07/14/2011 – SEE UPDATE HERE
Child Care Assistance is one of the victims of the Minnesota State Shutdown.
From a Friday, July 7, 2011 article from Minnesota Public Radio:
Twenty-six thousand Minnesota families received notice from the state that their child care subsidies would be cut off in a government shutdown. But the money comes from a pool of federal, state and county dollars. A judge could decide if those dollars can be sorted, and possibly distributed toward child care.
The article continues…
DFL Gov. Mark Dayton did not include child care subsidies in his original list of what he considered essential government services.

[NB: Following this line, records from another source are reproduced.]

# huttered40/capital

Hardware: AMD Instinct MI355X
Metric: TFLOP/s (whole node) Cholesky n=65536, algorithmic n^3/3, recursive cholinv factor(), inputs resident in HBM (higher is better)
Workload: dtype f64

## Files before the change

capital_amd/csrc/equil_f64.hip:

```cpp
#include <float.h>
#include <limits.h>

#include "capi_internal.h"
#include "thin_tile.h"

namespace {

namespace tt = thin_tile;
using tt::d2_t;

__device__ __forceinline__ int scale_exponent(double s) { return (int)((__double_as_longlong(s) >> 52) & 0x7ff) - 1023; }

constexpr int PQ_THREADS = 1024;

__device__ __forceinline__ int frexp_exponent(double a) {
  const unsigned long long b = (unsigned long long)__double_as_longlong(a);
  const int E = (int)((b >> 52) & 0x7ff);
  if (E != 0) return E - 1022;
  return (63 - __clzll((long long)(b & 0xfffffffffffffULL))) - 1073;
}

__global__ __launch_bounds__(PQ_THREADS) void poequ2_kernel(int64_t n, const double* __restrict__ A, int64_t lda, double* __restrict__ dscale,
                                                            double* __restrict__ rec) {
  __shared__ int s_emin[16], s_emax[16];
  __shared__ double s_amin[16], s_amax[16];
  __shared__ long long s_bad[16];
  const int tid = threadIdx.x, lane = tid & 63, w = tid >> 6;
  int emin = INT_MAX, emax = INT_MIN;
  double amin = DBL_MAX, amax = 0.0;
  long long bad = LLONG_MAX;
  for (int64_t j = tid; j < n; j += PQ_THREADS) {
    const double a = A[j + j * lda];
    if (!(a > 0.0) || !(a <= DBL_MAX)) { bad = bad < j ? bad : (long long)j; continue; }
    const int e = frexp_exponent(a) >> 1;
    emin = e < emin ? e : emin; emax = e > emax ? e : emax;
    amin = a < amin ? a : amin; amax = a > amax ? a : amax;
  }
#pragma unroll
  for (int d = 1; d < 64; d <<= 1) {
    const int e0 = __shfl_xor(emin, d), e1 = __shfl_xor(emax, d);
    const double a0 = __shfl_xor(amin, d), a1 = __shfl_xor(amax, d);
    const long long b = __shfl_xor(bad, d);
    emin = e0 < emin ? e0 : emin; emax = e1 > emax ? e1 : emax;
    amin = a0 < amin ? a0 : amin; amax = a1 > amax ? a1 : amax;
    bad = b < bad ? b : bad;
  }
  if (lane == 0) { s_emin[w] = emin; s_emax[w] = emax; s_amin[w] = amin; s_amax[w] = amax; s_bad[w] = bad; }
  __syncthreads();
  for (int k = 0; k < 16; ++k) {
    emin = s_emin[k] < emin ? s_emin[k] : emin; emax = s_emax[k] > emax ? s_emax[k] : emax;
    amin = s_amin[k] < amin ? s_amin[k] : amin; amax = s_amax[k] > amax ? s_amax[k] : amax;
    bad = s_bad[k] < bad ? s_bad[k] : bad;
  }
  const bool ok = bad == LLONG_MAX;
  for (int64_t j = tid; j < n; j += PQ_THREADS) {
    double s = 1.0;
    if (ok) s = __longlong_as_double((long long)((frexp_exponent(A[j + j * lda]) >> 1) + 1023) << 52);
    dscale[j] = s;
  }
  if (tid == 0) {
    rec[0] = ok ? ldexp(1.0, emin - emax) : 1.0;
    rec[1] = ok ? amax : 0.0;
    rec[2] = ok ? amin : 0.0;
    rec[3] = ok ? 0.0 : (double)(bad + 1);
  }
}

constexpr int SC_THREADS = 256;
constexpr int SC_ROWS = 512, SC_COLS = 64, SC_PASS = 8;
constexpr int SC_K = SC_ROWS / SC_COLS;

__host__ __device__ inline int64_t tiles_before(int64_t J) {
  const int64_t q = J / SC_K, s = J % SC_K;
  return SC_K * q * (q + 1) / 2 + s * (q + 1);
}
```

Ramsey County judge Kathleen Gearin agreed with Dayton in her ruling last week that state child care subsidies are not critical core services. But she also ruled the state was obligated to deliver programs paid for with federal dollars. Dayton this week amended his list of essential services to include child care subsidies. Gearin hasn’t yet ruled on this request.
As it stands, Gearin’s current ruling complicates the issue, because Minnesota uses federal dollars from a program called Temporary Aid for Needy Families to partly cover child care subsidies. Mary Nienow with the statewide advocacy group Child Care Works, hopes for a decision soon.
“Where the confusion lies is that all child care assistance has elements of TANF funding within it, and it’s mingled with state and local dollars and there’s just no way to separate the funding pools in order to provide child care assistance,” Nienow said.
The court-appointed special master, Kathleen Blatz, will hear more testimony Thursday on the child care issue. Families and their providers in the meantime are figuring out who pays.
Cisa Keller, of the Minnesota Child Care Association and New Horizon Academy, said some centers are still accepting children whose parents receive subsidies, but the families must pay if the state doesn’t.
It is unclear when a judge will rule on the request to begin payments for Child Care Assistance and it is unclear — when that ruling is issued — whether Child Care Assistance payments will be one of the few government programs that will be granted special status to continue operation even while the rest of the state government is shut down.